After the plates are blocked, remove the blocking buffer and air dry the plates for several hours. Store plates with desiccant in a plastic bag at 4°C. Change desiccant after 24 hours for optimal storage. The plates should be stable for at least 12 months.

How can I reduce background bands in my Western blot?

Optimize the concentration of primary and secondary antibodies. In some cases, increasing the concentration of blocking agent (BSA or non-fat dry milk) or usiing an alternative blocking solution such as Starting Block or SuperBlock may reduce background signal. After incubation with the primary antibody, wash at least 2 times with TBST (include 0.5 M NaCl in one or more of the wash steps). Avoid Nonidet P40 or Triton X-100 in buffers because protein detection is decreased when these detergents are used.

What is the concentration of protein in the SuperBlock (PBS) Blocking Buffer?

This information is proprietary. The protein concentration in the SuperBlock (PBS) Blocking Buffer has been optimized for direct usage without further dilution, however if desired, the blocking buffer may be diluted with phosphate-buffered saline. For best results, our recommendation is to empirically determine the optimal concentration to use.

I used a neuron-specific antibody to label my neurons. How can I reduce non-specific antibody binding?

A blocking step should be performed to reduce fluorescence due to non-specific antibody binding. A common blocking step is the addition of a 2-5% solution of bovine serum albumin (fraction V defatted BSA). Another approach employs the addition of a 5-10% solution of serum from the species in which the secondary antibodies were raised. For example, when using goat anti-mouse IgG secondary antibodies, samples may be effectively blocked with 5-10% normal goat serum. To further reduce background fluorescence, the Image-iT FX Signal Enhancer can be included as a pre-blocking step to decrease non-specific labeling due to charge interactions between the dyes on the conjugates and the cellular constituents.
If you are using a secondary antibody make sure that the species of the antibody is not the same as the species of the sample. For example do not use an anti-mouse secondary antibody on mouse tissue.
Titrate the antibody to the lowest concentration you can use and still get adequate signal.
Try using a fluorescently tagged primary antibody because it should give reduced background but be aware this can reduce signal intensity.

After labeling with my antibody, I am seeing non-specific background binding in my cells or tissue. What could be the cause?

There can be many causes, including insufficient blocking, too high a concentration of the primary or secondary antibody, or degraded primary or secondary antibody.

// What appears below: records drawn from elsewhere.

struct TileUnits {
    uint32_t n_tiles, nw, s0, chunk, dyn0, n_units;
    uint32_t gshift;
    uint32_t n_groups;
    __device__ __host__ void range(uint32_t u, uint32_t &b, uint32_t &e) const {
        if (u < nw) {
            b = u * s0;
            e = b + s0;
        } else {
            b = dyn0 + (u - nw) * chunk;
            e = b + chunk;
        }
        if (b > n_tiles) b = n_tiles;
        if (e > n_tiles) e = n_tiles;
    }
};

constexpr uint64_t kDynChunkMin = 2;
constexpr uint32_t kGrabMinShift = 4;
__host__ inline TileUnits tile_units(uint64_t n_tiles, uint64_t nw, TileSched sched) {
    TileUnits U;
    U.n_tiles = (uint32_t)n_tiles;
    U.nw = (uint32_t)nw;
    U.gshift = 0;
    U.n_groups = 0;
    uint64_t permille = sched.permille, chunk = sched.chunk, dyn_min = sched.dyn_min;
    if (permille > 1000) permille = 1000;
    if (chunk < kDynChunkMin) chunk = kDynChunkMin;
    if (n_tiles < dyn_min * nw || permille == 1000) {
        U.s0 = (uint32_t)((n_tiles + nw - 1) / nw);
        U.chunk = 1;
        U.dyn0 = (uint32_t)n_tiles;
        U.n_units = (uint32_t)nw;
        return U;
    }
    U.s0 = (uint32_t)(n_tiles * permille / 1000 / nw);
    const uint64_t dyn = n_tiles - nw * U.s0, fit = dyn / (4 * nw);
    if (chunk > fit) chunk = fit > kDynChunkMin ? fit : kDynChunkMin;
    U.chunk = (uint32_t)chunk;
    U.dyn0 = (uint32_t)(nw * U.s0);
    U.n_units = (uint32_t)(nw + (n_tiles - U.dyn0 + chunk - 1) / chunk);
    if (sched.group) {
        uint32_t sh = 0;
        while ((2u << sh) <= sched.group && sh < 8) ++sh;
        if (sh < kGrabMinShift) sh = kGrabMinShift;
        U.gshift = sh;
        U.n_groups = (uint32_t)(((uint64_t)(U.n_units - U.nw) + (1u << sh) - 1) >> sh);
    }
    return U;
}

constexpr uint32_t kGrabSlots = 16;
constexpr uint32_t kGrabSpinLimit = 1u << 24;
__shared__ uint32_t s_grab_ord;
__shared__ uint32_t s_grab_cfg[2];
__shared__ uint64_t s_grab_slot[kGrabSlots];

constexpr uint32_t kGrabErrWord = kCtrErrWord;

template <bool kGroup>
struct UnitGrab {
    uint32_t v;

    __device__ void start(const TileUnits &U, uint32_t *ctr) {
        v = 0;
        if (U.n_units <= U.nw) return;
        if (kGroup ? threadIdx.x == 0 : lane_id() == 0) v = atomicAdd(ctr, 1u);
    }
    __device__ void seed(const TileUnits &U) {
        if (!kGroup || U.n_units <= U.nw || threadIdx.x != 0) return;
        s_grab_ord = 0;
        s_grab_cfg[0] = U.gshift;
        s_grab_cfg[1] = U.n_groups;
        s_grab_slot[0] = (uint64_t)v;
        for (uint32_t i = 1; i < kGrabSlots; ++i) s_grab_slot[i] = ~0ull;
    }
    __device__ uint32_t next(const TileUnits &U, uint32_t *ctr, uint32_t *err) {
        if (U.n_units <= U.nw) return U.n_units;
        if constexpr (!kGroup) {
            const uint32_t u = U.nw + (uint32_t)__builtin_amdgcn_readfirstlane(v);
            if (u < U.n_units && lane_id() == 0) v = atomicAdd(ctr, 1u);
            return u;
        }
        uint32_t o = 0;
        if (lane_id() == 0)
            o = __hip_atomic_fetch_add(&s_grab_ord, 1u, __ATOMIC_RELAXED, __HIP_MEMORY_SCOPE_WORKGROUP);
        o = (uint32_t)__builtin_amdgcn_readfirstlane(o);
        const uint32_t gshift = (uint32_t)__builtin_amdgcn_readfirstlane(s_grab_cfg[0]);
        const uint32_t n_groups = (uint32_t)__builtin_amdgcn_readfirstlane(s_grab_cfg[1]);
        const uint32_t k = o >> gshift, sub = o & ((1u << gshift) - 1);
        uint32_t g = ~0u;
        for (uint32_t spins = 0;; ++spins) {
            const uint64_t e = __hip_atomic_load(&s_grab_slot[k % kGrabSlots], __ATOMIC_RELAXED,
                                                 __HIP_MEMORY_SCOPE_WORKGROUP);
            const uint32_t tag = (uint32_t)__builtin_amdgcn_readfirstlane((uint32_t)(e >> 32));
            if (tag == k) {
                g = (uint32_t)__builtin_amdgcn_readfirstlane((uint32_t)e);
                break;
            }
            if ((tag != ~0u && (int32_t)(tag - k) > 0) || spins == kGrabSpinLimit) {
                if (err && lane_id() == 0) atomicOr(err, 1u);
                break;
            }
            __builtin_amdgcn_s_sleep(2);
        }
        const bool live = g < n_groups;
        if (sub == 0) {
            uint32_t nv = ~0u;
            if (live && lane_id() == 0) nv = atomicAdd(ctr, 1u);
            nv = (uint32_t)__builtin_amdgcn_readfirstlane(nv);
            if (lane_id() == 0)
                __hip_atomic_store(&s_grab_slot[(k + 1) % kGrabSlots], ((uint64_t)(k + 1) << 32) | nv,
                                   __ATOMIC_RELAXED, __HIP_MEMORY_SCOPE_WORKGROUP);
        }
        if (RC_DIAG_FORCE_GRAB_STOP() && err) {
            if (lane_id() == 0) atomicOr(err, 1u);
            return U.n_units;
        }
        return live ? U.nw + (g << gshift) + sub : U.n_units;
    }
};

A “no-primary antibody” control can help determine if the secondary antibody is at fault. Otherwise, we recommend trying more stringent blocking or lower concentrations of primary and secondary antibodies.

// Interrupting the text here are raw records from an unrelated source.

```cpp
static MoveParams move_params(const lfa_sim *s, double dt) {
	MoveParams mp;
	const double h = s->prm.cell_size, re = h / sqrt(2.0);
	mp.dt_over_h = dt / h;
	mp.skin = s->prm.boundary_skin_width / h;
	mp.corr = dt * s->prm.correction_stiffness * re / h;
	mp.inv_re2 = h * h / (re * re);
	mp.collide = 1;
	mp.c_home = s->c_home_valid ? s->c_home : nullptr;
	mp.c_home_stride = s->c_home_cap;
	return mp;
}


namespace {
__global__ void k_mark_coerce(const uint32_t *cell, const uint32_t *src1, size_t n, uint8_t *map) {
	const size_t i = (size_t)blockIdx.x * blockDim.x + threadIdx.x;
	if (i < n) map[cell[i]] = (uint8_t)src1[i];
}
__global__ void k_source_need(const uint32_t *cell, const uint32_t *lo, const uint32_t *target, size_t n, const uint32_t *cell_count,
                              const uint32_t *tile_flag, uint32_t *need) {
	const size_t i = (size_t)blockIdx.x * blockDim.x + threadIdx.x;
	if (i >= n) return;
	const uint32_t b = cell[i];
	const uint32_t have = lo[i] != 0xFFFFFFFFu ? lo[i] : (tile_flag[b >> 9] ? cell_count[b] : 0u);
	need[i] = target[i] > have ? target[i] - have : 0u;
}
__global__ void k_source_need_scatter(const uint32_t *need, const uint32_t *gidx, size_t n, float *all) {
	const size_t i = (size_t)blockIdx.x * blockDim.x + threadIdx.x;
	if (i < n) all[gidx[i]] = (float)need[i];
}
__global__ void k_source_need_gather(const float *all, size_t n, uint32_t *need) {
	const size_t i = (size_t)blockIdx.x * blockDim.x + threadIdx.x;
	if (i < n) need[i] = (uint32_t)all[i];
}
__device__ inline uint64_t mix64(uint64_t x) {
	x ^= x >> 30; x *= 0xBF58476D1CE4E5B9ull;
	x ^= x >> 27; x *= 0x94D049BB133111EBull;
	x ^= x >> 31;
	return x;
}
__global__ void k_source_seed(const uint32_t *cell, const uint32_t *src_of, const uint32_t *need, const uint32_t *off, size_t n,
                              const float *src_vel, ParticleSoA p, size_t base, uint64_t seed, uint64_t id_base) {
	const size_t i = (size_t)blockIdx.x * blockDim.x + threadIdx.x;
	if (i >= n) return;
	const uint32_t cnt = need[i], b = cell[i];
	const float *vel = src_vel + 3 * src_of[i];
	for (uint32_t j = 0; j < cnt; ++j) {
		const size_t d = base + off[i] + j;
		p.key[d] = b;
#pragma unroll
		for (int a = 0; a < 3; ++a) {
			const uint64_t r = mix64(seed + ((id_base + (uint64_t)(d - base)) * 3ull + (uint64_t)a + 1ull) * 0x9E3779B97F4A7C15ull + ((uint64_t)b << 40));
			float t = (float)(r >> 40) * (1.0f / 16777216.0f);
			p.t[a][d] = t;
			p.v[a][d] = vel[a];
		}
		particle_zero_c_set_id(p, d, (uint32_t)(id_base + (uint64_t)(d - base)));
	}
}
}

extern "C" int lfa_clear_sources(lfa_sim *s) {
	if (!s) return LFA_E_INVALID;
	s->sources.clear();
	s->sources_valid = false;
	return LFA_OK;
}

extern "C" int lfa_add_source(lfa_sim *s, const int32_t *xyz, uint64_t k, const double velocity[3], uint64_t root, int active,
                              int coerce_velocity) {
	if (!s || (!xyz && k) || !velocity) return LFA_E_INVALID;
	if (s->sources.size() >= 254) return lfa_fail(s, LFA_E_UNSUPPORTED, "more than 254 fluid sources");
	if (root > 16) return lfa_fail(s, LFA_E_INVALID, "target_density_cubic_root %llu: more than 4096 particles per cell", (unsigned long long)root);
	for (uint64_t i = 0; i < k; ++i)
		if (!in_grid(s->g, xyz[3 * i], xyz[3 * i + 1], xyz[3 * i + 2]))
			return lfa_fail(s, LFA_E_INVALID, "source cell (%d, %d, %d) outside the grid", xyz[3 * i], xyz[3 * i + 1], xyz[3 * i + 2]);
	lfa_sim::SourceHost h;
	h.xyz.assign(xyz, xyz + 3 * k);
	for (int d = 0; d < 3; ++d) h.vel[d] = velocity[d];
// ... 729 lines not shown
```

Baseline: 5.166 billion.

## Derive fine-cell offsets from per-row runs instead of a full block scan

Replaces the per-cell count array and the full-block prefix scan with a per-row scan over three contiguous source runs. Because particles in fine_start are already sorted, each cell's offset can be taken directly as its start minus a per-row base, which removes one scan, several barriers and the separate own-row scan. It also reorders the work-item mapping so groups of eight tiles interleave their parts. The offset derivation relies on runs being contiguous per source tile, and register pressure rises from the per-round fs0/fs1 arrays.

What concentration of my antibody should I use for cell analysis?

An optimal concentration may be between 1-10 µg/mL for cell and tissue labeling for microscopy, or 0.2-5 µg/mL for flow cytometry. A range of concentrations should be tested to determine what is optimal.

I know I need to block my samples against non-specific protein binding of my antibodies, but which blocker should I use?

For blocking cells or tissues you may use 2-5% bovine serum albumin (fraction V, defatted BSA) or 5-10% normal serum of the species matching the host species of the secondary antibody. Other options include a mixture of BSA and serum or other purified proteins. We offer a ready-made blocking solution, BlockAid Blocking Solution (Cat. No. B10710), which is not species-specific. For cell or tissue samples, avoid the use of non-fat dry milk as a blocking agent as it contains a high level of phosphoproteins, histones, and biotin.